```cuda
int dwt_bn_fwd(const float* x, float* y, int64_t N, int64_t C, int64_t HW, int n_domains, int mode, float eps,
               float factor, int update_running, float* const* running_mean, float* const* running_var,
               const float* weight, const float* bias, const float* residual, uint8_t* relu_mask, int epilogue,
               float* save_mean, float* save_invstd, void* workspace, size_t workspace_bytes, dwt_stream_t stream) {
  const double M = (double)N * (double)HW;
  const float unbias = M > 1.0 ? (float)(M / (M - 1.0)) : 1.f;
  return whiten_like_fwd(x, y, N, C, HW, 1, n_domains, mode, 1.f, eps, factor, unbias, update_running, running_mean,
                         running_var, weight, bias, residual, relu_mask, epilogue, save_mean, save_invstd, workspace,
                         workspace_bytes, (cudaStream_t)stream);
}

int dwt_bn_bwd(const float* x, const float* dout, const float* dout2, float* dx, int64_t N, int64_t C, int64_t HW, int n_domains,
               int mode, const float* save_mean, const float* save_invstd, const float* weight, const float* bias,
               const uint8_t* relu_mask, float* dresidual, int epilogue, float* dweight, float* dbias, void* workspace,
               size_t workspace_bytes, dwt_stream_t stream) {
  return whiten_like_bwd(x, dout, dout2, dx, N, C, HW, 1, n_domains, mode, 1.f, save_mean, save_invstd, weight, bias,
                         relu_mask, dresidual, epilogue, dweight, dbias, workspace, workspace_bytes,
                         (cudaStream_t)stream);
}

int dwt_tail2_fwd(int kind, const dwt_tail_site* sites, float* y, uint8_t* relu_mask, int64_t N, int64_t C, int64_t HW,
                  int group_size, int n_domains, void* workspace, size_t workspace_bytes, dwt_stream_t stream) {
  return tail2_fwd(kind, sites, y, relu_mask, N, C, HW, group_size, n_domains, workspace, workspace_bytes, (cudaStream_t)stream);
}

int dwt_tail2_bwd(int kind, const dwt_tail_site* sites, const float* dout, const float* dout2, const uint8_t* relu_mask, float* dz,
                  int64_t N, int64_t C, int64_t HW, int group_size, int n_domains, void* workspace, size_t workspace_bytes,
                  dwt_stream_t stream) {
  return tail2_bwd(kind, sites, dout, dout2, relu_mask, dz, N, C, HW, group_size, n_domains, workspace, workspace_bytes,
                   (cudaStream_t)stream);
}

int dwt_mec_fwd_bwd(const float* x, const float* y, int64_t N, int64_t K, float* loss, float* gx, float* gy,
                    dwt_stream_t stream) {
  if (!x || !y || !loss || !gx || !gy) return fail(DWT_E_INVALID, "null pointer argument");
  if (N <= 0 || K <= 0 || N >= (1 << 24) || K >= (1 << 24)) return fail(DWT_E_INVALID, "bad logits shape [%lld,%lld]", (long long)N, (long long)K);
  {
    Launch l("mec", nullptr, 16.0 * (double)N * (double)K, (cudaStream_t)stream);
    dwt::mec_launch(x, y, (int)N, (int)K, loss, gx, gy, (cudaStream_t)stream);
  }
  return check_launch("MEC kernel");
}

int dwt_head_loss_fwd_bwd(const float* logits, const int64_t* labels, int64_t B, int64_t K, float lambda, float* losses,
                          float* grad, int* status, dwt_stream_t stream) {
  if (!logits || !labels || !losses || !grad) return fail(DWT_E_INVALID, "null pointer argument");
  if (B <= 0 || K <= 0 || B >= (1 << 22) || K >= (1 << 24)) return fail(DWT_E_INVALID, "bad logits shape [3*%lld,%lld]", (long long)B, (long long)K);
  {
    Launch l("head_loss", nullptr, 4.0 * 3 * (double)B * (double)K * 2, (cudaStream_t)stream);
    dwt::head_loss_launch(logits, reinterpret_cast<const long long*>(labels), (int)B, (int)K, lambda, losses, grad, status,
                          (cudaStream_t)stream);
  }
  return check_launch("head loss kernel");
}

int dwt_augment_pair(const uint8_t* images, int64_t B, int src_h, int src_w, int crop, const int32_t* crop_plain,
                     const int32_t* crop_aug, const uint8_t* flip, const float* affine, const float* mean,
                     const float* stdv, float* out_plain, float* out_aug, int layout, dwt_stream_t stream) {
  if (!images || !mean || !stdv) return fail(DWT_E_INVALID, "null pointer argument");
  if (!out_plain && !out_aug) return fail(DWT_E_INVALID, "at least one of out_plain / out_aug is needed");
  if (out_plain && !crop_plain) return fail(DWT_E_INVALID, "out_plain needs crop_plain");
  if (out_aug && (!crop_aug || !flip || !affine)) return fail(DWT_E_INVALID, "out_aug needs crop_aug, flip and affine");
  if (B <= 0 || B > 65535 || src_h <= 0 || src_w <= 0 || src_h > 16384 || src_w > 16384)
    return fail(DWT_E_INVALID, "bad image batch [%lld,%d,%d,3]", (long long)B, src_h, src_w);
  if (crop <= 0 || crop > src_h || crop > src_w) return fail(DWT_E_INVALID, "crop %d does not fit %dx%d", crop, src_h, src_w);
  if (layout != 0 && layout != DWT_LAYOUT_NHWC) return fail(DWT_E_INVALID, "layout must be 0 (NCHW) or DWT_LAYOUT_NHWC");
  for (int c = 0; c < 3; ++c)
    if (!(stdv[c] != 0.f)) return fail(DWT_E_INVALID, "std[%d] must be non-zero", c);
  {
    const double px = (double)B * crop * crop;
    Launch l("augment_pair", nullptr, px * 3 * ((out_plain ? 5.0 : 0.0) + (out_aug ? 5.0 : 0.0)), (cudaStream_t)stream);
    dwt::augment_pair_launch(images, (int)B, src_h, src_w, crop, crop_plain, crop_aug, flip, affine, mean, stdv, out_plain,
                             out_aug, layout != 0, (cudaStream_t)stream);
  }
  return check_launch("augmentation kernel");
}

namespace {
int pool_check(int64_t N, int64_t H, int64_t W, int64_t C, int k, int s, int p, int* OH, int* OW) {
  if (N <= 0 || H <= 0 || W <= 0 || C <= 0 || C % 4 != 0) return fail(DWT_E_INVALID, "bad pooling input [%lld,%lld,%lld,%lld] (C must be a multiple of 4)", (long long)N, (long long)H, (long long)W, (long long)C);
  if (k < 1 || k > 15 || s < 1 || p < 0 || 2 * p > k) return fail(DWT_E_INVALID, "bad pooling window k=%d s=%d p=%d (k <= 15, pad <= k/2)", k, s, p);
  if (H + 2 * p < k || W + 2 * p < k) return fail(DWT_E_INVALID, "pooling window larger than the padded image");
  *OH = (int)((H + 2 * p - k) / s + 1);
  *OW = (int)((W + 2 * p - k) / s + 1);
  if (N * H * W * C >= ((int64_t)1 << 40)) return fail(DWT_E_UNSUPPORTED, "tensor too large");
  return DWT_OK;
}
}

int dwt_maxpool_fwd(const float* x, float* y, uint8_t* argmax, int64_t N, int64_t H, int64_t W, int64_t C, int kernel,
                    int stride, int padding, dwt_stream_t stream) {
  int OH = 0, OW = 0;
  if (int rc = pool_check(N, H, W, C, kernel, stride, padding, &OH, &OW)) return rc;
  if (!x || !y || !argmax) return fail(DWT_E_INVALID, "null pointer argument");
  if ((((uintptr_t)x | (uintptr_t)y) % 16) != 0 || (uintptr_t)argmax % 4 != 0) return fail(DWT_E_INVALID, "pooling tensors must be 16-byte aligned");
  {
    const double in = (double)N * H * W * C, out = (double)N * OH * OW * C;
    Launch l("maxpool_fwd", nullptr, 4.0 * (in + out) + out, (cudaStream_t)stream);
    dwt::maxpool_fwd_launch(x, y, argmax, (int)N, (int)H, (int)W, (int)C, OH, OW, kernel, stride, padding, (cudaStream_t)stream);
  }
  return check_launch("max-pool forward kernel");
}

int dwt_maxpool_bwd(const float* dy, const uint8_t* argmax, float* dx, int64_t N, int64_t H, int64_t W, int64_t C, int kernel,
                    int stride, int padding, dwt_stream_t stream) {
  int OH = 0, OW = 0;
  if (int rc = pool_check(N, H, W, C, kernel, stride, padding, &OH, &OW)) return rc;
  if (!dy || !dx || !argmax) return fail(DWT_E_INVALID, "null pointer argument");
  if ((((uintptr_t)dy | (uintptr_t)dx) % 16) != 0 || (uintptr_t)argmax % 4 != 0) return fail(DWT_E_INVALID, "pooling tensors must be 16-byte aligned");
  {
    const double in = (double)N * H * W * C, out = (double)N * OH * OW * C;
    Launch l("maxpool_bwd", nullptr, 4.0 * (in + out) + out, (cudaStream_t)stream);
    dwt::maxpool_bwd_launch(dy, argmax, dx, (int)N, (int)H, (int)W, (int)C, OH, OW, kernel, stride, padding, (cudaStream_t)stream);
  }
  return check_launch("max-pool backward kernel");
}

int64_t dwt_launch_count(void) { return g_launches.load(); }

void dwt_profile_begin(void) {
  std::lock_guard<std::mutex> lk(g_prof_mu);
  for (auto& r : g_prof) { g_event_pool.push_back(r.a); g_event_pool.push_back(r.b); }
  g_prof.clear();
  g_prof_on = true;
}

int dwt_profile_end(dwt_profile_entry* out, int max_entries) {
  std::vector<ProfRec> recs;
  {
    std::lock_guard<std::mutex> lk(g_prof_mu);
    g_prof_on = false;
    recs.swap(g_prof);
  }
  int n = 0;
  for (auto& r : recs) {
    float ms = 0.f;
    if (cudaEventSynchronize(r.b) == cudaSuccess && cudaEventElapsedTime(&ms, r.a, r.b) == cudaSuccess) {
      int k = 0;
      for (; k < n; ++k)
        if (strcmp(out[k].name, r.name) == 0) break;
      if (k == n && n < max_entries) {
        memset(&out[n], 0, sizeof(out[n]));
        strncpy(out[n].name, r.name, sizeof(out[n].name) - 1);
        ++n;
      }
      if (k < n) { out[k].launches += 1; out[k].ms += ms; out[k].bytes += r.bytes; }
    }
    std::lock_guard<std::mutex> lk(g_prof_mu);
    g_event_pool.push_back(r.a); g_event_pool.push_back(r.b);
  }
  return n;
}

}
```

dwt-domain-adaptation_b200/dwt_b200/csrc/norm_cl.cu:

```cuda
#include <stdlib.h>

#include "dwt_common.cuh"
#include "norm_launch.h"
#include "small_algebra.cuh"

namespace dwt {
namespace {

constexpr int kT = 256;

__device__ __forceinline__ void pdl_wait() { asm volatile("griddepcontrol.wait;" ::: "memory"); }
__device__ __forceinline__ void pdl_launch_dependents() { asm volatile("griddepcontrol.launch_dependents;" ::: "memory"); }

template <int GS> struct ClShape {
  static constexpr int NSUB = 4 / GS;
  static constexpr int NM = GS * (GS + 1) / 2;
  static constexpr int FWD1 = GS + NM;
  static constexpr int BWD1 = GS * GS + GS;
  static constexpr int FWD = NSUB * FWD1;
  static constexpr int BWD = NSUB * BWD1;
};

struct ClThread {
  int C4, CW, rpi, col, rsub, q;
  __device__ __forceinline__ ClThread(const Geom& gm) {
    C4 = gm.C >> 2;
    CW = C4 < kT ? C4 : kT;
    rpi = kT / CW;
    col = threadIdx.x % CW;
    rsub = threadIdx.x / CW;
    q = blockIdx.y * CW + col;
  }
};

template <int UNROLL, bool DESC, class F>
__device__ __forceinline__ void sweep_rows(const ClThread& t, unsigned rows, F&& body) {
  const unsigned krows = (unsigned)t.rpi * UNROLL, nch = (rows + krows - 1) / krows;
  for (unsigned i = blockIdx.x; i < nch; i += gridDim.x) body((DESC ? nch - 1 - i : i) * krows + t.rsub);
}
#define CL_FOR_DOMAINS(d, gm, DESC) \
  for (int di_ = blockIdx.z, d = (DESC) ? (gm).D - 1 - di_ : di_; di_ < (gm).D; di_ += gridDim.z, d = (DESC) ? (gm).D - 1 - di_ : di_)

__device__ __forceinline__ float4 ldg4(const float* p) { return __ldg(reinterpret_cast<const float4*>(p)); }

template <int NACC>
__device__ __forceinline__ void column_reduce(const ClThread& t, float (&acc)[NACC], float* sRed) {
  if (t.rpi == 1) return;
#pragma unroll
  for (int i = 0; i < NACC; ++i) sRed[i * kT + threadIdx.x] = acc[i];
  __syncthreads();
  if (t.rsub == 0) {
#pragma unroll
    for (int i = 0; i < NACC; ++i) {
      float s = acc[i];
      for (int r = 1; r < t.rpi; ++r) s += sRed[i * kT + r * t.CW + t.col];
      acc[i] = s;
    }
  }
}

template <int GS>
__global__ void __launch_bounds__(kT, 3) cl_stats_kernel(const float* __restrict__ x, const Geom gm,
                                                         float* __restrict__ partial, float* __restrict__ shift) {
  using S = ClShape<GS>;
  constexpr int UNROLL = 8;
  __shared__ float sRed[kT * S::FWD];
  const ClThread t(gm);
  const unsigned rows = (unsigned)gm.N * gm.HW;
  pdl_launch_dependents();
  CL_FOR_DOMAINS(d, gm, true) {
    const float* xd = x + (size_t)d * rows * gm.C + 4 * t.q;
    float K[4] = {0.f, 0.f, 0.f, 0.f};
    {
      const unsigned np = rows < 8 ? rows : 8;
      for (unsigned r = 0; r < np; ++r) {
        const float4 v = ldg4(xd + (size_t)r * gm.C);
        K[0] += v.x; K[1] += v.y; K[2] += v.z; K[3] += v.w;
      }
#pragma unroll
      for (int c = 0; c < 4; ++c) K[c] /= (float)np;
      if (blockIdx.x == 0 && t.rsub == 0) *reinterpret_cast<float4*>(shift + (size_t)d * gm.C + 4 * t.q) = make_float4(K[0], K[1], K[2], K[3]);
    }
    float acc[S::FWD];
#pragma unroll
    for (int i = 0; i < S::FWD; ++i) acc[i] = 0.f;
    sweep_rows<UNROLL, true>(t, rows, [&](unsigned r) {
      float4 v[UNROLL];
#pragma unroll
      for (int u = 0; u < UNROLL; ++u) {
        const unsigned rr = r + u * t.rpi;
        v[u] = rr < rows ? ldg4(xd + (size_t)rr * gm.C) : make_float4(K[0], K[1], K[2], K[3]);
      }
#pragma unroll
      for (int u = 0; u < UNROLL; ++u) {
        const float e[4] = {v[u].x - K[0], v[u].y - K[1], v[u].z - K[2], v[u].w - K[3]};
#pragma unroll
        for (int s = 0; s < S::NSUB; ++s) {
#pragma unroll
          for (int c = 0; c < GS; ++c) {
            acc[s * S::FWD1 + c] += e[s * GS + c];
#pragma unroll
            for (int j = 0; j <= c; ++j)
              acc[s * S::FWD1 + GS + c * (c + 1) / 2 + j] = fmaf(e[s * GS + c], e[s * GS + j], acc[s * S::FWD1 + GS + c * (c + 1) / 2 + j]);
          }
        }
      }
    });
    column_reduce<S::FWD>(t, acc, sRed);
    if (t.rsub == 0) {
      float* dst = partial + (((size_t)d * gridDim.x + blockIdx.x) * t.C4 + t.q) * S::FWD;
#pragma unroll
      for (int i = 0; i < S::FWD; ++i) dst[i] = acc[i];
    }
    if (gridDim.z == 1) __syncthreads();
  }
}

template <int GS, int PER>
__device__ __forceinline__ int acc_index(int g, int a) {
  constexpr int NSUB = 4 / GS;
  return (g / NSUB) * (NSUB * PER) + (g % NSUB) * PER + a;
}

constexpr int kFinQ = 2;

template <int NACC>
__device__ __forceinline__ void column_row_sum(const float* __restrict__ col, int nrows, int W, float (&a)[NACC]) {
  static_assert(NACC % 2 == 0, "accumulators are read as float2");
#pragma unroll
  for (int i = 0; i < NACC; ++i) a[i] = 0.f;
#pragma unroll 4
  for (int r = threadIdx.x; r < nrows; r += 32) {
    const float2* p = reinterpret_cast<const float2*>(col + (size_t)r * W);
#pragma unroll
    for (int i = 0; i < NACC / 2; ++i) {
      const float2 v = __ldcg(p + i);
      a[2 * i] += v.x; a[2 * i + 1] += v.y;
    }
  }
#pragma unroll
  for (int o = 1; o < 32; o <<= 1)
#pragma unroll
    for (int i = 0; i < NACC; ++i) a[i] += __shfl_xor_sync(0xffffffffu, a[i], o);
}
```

---

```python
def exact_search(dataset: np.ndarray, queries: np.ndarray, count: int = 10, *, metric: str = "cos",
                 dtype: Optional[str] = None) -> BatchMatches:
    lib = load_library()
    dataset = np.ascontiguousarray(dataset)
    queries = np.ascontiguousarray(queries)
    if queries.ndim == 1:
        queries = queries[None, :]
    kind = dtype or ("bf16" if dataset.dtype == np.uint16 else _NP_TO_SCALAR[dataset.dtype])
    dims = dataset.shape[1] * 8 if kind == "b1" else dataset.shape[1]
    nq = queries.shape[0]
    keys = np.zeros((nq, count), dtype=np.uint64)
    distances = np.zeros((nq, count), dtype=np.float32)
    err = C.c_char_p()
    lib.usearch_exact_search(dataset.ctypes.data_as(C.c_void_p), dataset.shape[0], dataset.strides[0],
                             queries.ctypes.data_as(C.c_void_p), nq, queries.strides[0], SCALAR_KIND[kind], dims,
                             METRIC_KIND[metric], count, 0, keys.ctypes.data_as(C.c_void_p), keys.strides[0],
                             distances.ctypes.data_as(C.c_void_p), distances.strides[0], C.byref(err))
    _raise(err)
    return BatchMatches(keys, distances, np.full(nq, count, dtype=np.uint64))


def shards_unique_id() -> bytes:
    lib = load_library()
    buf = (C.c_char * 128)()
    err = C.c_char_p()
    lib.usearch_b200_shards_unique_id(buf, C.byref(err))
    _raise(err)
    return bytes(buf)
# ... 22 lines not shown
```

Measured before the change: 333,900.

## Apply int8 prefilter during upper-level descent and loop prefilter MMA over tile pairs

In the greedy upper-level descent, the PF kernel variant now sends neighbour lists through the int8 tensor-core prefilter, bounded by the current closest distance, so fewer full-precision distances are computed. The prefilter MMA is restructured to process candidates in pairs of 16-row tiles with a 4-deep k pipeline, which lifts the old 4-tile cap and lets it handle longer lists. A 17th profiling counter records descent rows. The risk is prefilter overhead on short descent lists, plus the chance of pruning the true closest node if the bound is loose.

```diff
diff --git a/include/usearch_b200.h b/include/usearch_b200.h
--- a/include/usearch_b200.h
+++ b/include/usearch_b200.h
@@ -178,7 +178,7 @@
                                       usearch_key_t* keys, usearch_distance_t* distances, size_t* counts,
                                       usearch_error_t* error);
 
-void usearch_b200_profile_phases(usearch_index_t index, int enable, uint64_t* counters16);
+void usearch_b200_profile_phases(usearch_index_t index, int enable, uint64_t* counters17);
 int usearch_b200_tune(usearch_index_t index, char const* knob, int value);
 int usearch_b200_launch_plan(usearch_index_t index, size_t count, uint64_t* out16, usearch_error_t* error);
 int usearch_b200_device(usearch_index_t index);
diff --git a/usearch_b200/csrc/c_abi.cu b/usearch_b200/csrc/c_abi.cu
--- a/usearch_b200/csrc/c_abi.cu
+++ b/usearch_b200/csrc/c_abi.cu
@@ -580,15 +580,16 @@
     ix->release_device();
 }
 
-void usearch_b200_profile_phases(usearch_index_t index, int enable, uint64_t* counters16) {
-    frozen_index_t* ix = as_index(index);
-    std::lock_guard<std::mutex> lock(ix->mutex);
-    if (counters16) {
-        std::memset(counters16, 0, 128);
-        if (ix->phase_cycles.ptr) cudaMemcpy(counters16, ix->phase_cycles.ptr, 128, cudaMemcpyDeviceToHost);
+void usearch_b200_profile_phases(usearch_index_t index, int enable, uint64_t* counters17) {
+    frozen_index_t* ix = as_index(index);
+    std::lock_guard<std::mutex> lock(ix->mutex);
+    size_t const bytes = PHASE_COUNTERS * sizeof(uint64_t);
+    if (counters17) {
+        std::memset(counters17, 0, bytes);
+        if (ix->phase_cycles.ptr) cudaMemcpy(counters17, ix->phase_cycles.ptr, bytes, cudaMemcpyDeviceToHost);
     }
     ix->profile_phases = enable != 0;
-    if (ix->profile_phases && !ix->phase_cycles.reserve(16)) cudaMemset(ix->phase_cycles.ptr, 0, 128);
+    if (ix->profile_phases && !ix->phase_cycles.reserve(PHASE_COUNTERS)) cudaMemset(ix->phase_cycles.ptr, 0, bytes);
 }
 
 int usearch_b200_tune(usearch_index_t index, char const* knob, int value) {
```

Work required | Each line in the material above that mentions the word "dataset" must be copied.

Answer to the problem |
def exact_search(dataset: np.ndarray, queries: np.ndarray, count: int = 10, *, metric: str = "cos",
    dataset = np.ascontiguousarray(dataset)
    kind = dtype or ("bf16" if dataset.dtype == np.uint16 else _NP_TO_SCALAR[dataset.dtype])
    dims = dataset.shape[1] * 8 if kind == "b1" else dataset.shape[1]
    lib.usearch_exact_search(dataset.ctypes.data_as(C.c_void_p), dataset.shape[0], dataset.strides[0],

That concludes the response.